Devin, the world’s first AI software engineer, is democratising coding like never before, bringing ease and efficiency to developers, similar to how Canva simplified design for non-designers.
“Devin feels UI/UX first, not GenAI first,” said Andrew Kean Gao, an avid developer who got early access to play around with the world’s first AI software engineer. He said that AI is a core component, but the surrounding infra they built is the star of the show.
Within just a couple of days of its release, Devin AI has captured developers’ minds and social media feeds worldwide, thanks to an impressive demo released by founder and CEO Scott Wu.
Built on advanced reasoning and planning capabilities, Devin aims to handle entire projects independently, offering greater value to users by streamlining the development process from start to finish. The tool can successfully plan and execute complex projects that require ‘thousands of decisions.’ “Devin can recall relevant context at every step, learn over time, and fix mistakes.”
Devin gets the job done.
The progression from GitHub Copilot to AutoGPT and now Devin shows developers are keen to replace the tedious parts of their jobs with AI.
What sets the AI software engineer apart is that it doesn’t derail like the autonomous systems so far. Silas Alberti, a computer scientist and co-founder of another stealth AI startup who tried out Devin, confirmed this and said, “Using a tool like Devin effectively seems like a skill of its own, and it might be a very valuable skill to practise.”
Devin vs GitHub Copilot
This software assistant is a huge leap from AutoGPT and other AI agents and is largely different from the code completion tools of GitHub Copilot. AutoGPT was an experimental open-source project that creates AI agents that break down high-level tasks like Devin. However, its performance was inconsistent, especially with complex tasks.
After the hype of AutoGPT and similar autonomous agents, Devin’s performance elicited excitement and scepticism from developers. The current SWE-bench benchmark correctly resolves 13.86% of issues unassisted, far exceeding the previous state-of-the-art of 1.96%.
Brian Atwood, CEO of Sindarin, a conversational speech AI, noted that Devin’s performance is being compared to LLMs. He explained that the agentic assistant with access to a command-line interface and internet browsing will outperform one-shot GPT-4 inference. This assumption of Devin using GPTs is not confirmed by the team, but to get a proper baseline, Atwood then asked, “Someone hack together a gpt-4 dev loop agent.”
GitHub Copilot, on the other hand, is a popular AI-powered code completion tool that provides suggestions and code snippets based on the context of the user’s code. It assists developers in writing code faster and more efficiently but does not autonomously complete entire projects.

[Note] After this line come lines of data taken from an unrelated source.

template <class B>
struct Stream {
    using Event = typename B::Event;
    struct Span {
        int32_t m0 = 0, m1 = 0;
        int64_t out0 = 0, out1 = 0, in0 = 0, in1 = 0;
        bool launched = false;
        bool checked = false;
        int rc = 0;
        Event start{}, done{};
    };

    B &be;
    const uint8_t *file;
    std::vector<dcr_bgzf_member> m;
    bool m_done = false;
    std::deque<Span> spans;
    std::vector<dcr_bgzf_member> rel[kSlots];
    std::thread producer;
    std::mutex mu;
    std::condition_variable cv;
    int64_t fetched = 0;
    bool stop = false, produced = false;
    int err = 0;

    Stream(B &b, const uint8_t *f) : be(b), file(f) {}
    ~Stream() { close(); }

    void start() {
        for (int slot = 0; slot < kSlots; ++slot)
            if (!be.ensure(slot, kSpanIn, kSpanOut, kSpanMembers)) {
                be.error("dcr_inflate_stream: slot buffers could not be allocated");
                err = -1;
                return;
            }
        producer = std::thread([this] { produce(); });
    }

    int add(const dcr_bgzf_member *mm, int32_t n, int32_t last) {
        {
            std::lock_guard<std::mutex> g(mu);
            m.insert(m.end(), mm, mm + n);
            if (last) m_done = true;
        }
        cv.notify_all();
        return 0;
    }

    void fail_producer() {
        std::lock_guard<std::mutex> g(mu);
        err = -1;
        cv.notify_all();
    }

    void produce() {
        int32_t mnext = 0;
        for (size_t k = 0;; ++k) {
            const int32_t want = span_members(k);
            Span *spp;
            Span *prev = nullptr;
            {
                std::unique_lock<std::mutex> lk(mu);
                cv.wait(lk, [&] { return stop || m_done || (int32_t)m.size() - mnext >= want; });
                if (stop || (m_done && mnext == (int32_t)m.size())) break;
                Span sp;
                sp.m0 = mnext;
                sp.m1 = std::min((int32_t)m.size(), mnext + want);
                for (int32_t i = sp.m0 + 1; i < sp.m1; ++i)
                    if (m[i].in_off > m[i - 1].in_off + (int64_t)m[i - 1].in_len + 64 ||
                        m[i].in_off + (int64_t)m[i].in_len - m[sp.m0].in_off > (int64_t)kSpanIn - 16) {
                        sp.m1 = i;
                        break;
                    }
                sp.out0 = m[sp.m0].out_off;
                sp.out1 = m[sp.m1 - 1].out_off + m[sp.m1 - 1].isize;
                sp.in0 = m[sp.m0].in_off;
                sp.in1 = sp.in0;
                for (int32_t i = sp.m0; i < sp.m1; ++i)
                    sp.in1 = std::max<int64_t>(sp.in1, m[i].in_off + m[i].in_len);
                if (!be.new_events(sp.start, sp.done)) {
                    err = -1;
                    cv.notify_all();
                    return;
                }
                spans.push_back(sp);
                spp = &spans.back();
                if (k >= (size_t)kSlots) {
                    prev = &spans[k - kSlots];
                    cv.wait(lk, [&] { return stop || fetched >= prev->out1; });
                    if (stop) break;
                }
            }
            if (prev && !be.wait(prev->start, prev->done, nullptr)) {
                fail_producer();
                return;
            }
            Span &sp = *spp;
            mnext = sp.m1;
            const int slot = (int)(k % kSlots);
            const int32_t n = sp.m1 - sp.m0;
            const size_t nin = (size_t)(sp.in1 - sp.in0), nout = (size_t)(sp.out1 - sp.out0);
            if (!be.ensure(slot, nin, nout, n)) {
                fail_producer();
                return;
            }
            std::memcpy(be.stage(slot), file + sp.in0, nin);
            auto &r = rel[slot];
            {
                std::lock_guard<std::mutex> g(mu);
                r.assign(m.begin() + sp.m0, m.begin() + sp.m1);
            }
            for (auto &x : r) {
                x.in_off -= sp.in0;
                x.out_off -= sp.out0;
            }
            if (!be.launch(slot, r.data(), n, nin, sp.start, sp.done)) {
                fail_producer();
                return;
            }
            {
                std::lock_guard<std::mutex> g(mu);
                sp.launched = true;
            }
            cv.notify_all();
        }
        std::lock_guard<std::mutex> g(mu);
        produced = true;
        cv.notify_all();
    }

    int fetch(int64_t out_off, int64_t n, uint8_t *dst) {
        if (n == 0) return 0;
        const int64_t end = out_off + n;
        bool queued = false;
        auto leave = [&](int rc) {
            if (queued) be.sync_out();
            return rc;
        };
        for (size_t k = 0;; ++k) {
            Span *spp;
            {
                std::unique_lock<std::mutex> lk(mu);
                cv.wait(lk, [&] { return spans.size() > k || produced || err; });
                if (spans.size() <= k) {
                    if (!err) be.error("dcr_inflate_stream_fetch: range past the stream's members");
                    else be.error("dcr_inflate_stream_fetch: the stream failed");
                    return leave(-1);
                }
                spp = &spans[k];
                if (spp->out0 >= end) break;
                if (spp->out1 <= out_off) continue;
                cv.wait(lk, [&] { return spp->launched || err; });
                if (!spp->launched) return leave(-1);
            }
            Span &sp = *spp;
            const int slot = (int)(k % kSlots);
            if (!sp.checked) {
                float ms = 0;
                if (!be.wait(sp.start, sp.done, &ms)) return leave(-1);
                const uint8_t *st = be.status(slot);
                for (int32_t i = 0; i < sp.m1 - sp.m0; ++i)
                    if (st[i] != 0) {
                        sp.rc = sp.m0 + i + 1;
                        break;
                    }
                sp.checked = true;
                be.account(ms, sp.m1 - sp.m0, 0);
            }
            if (sp.rc) {
                be.error("BGZF member " + std::to_string(sp.rc - 1) + " failed to inflate or CRC mismatch");
                return leave(sp.rc);
            }
            const int64_t a = std::max(out_off, sp.out0), b = std::min(end, sp.out1);
            if (!be.copy_out(dst + (a - out_off), slot, a - sp.out0, b - a)) return leave(-1);
            queued = true;
            if (b == sp.out1) {
                if (!be.sync_out()) return -1;
                queued = false;
                {
                    std::lock_guard<std::mutex> g(mu);
                    fetched = std::max(fetched, sp.out1);
                }
                cv.notify_all();
            }
            if (sp.out1 >= end) break;
        }
        if (queued && !be.sync_out()) return -1;
        {
            std::lock_guard<std::mutex> g(mu);
            fetched = std::max(fetched, end);
        }
        cv.notify_all();
        be.account(0, 0, n);
        return 0;
    }

    void close() {
        {
            std::lock_guard<std::mutex> g(mu);
            stop = true;
        }
        cv.notify_all();
        if (producer.joinable()) producer.join();
        be.drain();
        for (auto &sp : spans) be.free_events(sp.start, sp.done);
        spans.clear();
    }
};

}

However, the question remains: will Devin live up to its claims and deliver a truly autonomous software development experience? If it does, it could significantly impact the user base of tools like GitHub Copilot. A user on HackerNews who goes by the name observationist said, “AI should be able to make a good employee able to do 100x the output at the same level of quality, and AI only gets more efficient and capable from here on out.” Developers who currently rely on Copilot for code completion and suggestions may find themselves turning to Devin AI for end-to-end project management and execution.
But the transition may not be straightforward. Copilot’s seamless integration with popular IDEs and ability to learn from a developer’s coding style has made it a favourite among many. “You will need human intervention at some point and at that point you’re building a full-fledged web IDE,” commented breadsniffer, a user on HackerNews. Devin will need to offer a similarly smooth user experience and prove its reliability in real-world scenarios to win over developers.
Moreover, the cost of using Devin could be a determining factor in its adoption. If the pricing model is not competitive with existing tools like Copilot, developers may hesitate to make the switch. “Devin uses GPT-4, which can get expensive very quickly. Yes, it can get even more expensive than a human,” Bindu Reddy, CEO of Abacus.AI, speculated on X.
As the AI-assisted software development landscape continues to evolve, it will be interesting to see how tools like GitHub Copilot and Devin AI coexist and complement each other. Dawid van Straaten, the technical director at ConfigureTerminal said, “GitHub Copilot would still be my preferred way to generate small boilerplate pieces of code,” While Devin may take on the heavy lifting of project management and execution, Copilot could still play a crucial role in helping developers write cleaner, more efficient code.
Andrej Karpathy, the former senior director at Tesla who is bullish on software engineering automation, responded to Devin’s release and said, “Software engineering is on track to change substantially. And it will look a lot more like supervising the automation while pitching in high-level commands, ideas, or progression strategies in English.”
Ultimately, Devin’s success will depend on its ability to deliver on its promises and provide tangible benefits to developers. Karpathy stressed that it could become a game-changer in the industry if it can significantly reduce the time and effort required to complete complex software projects while maintaining code quality and performance.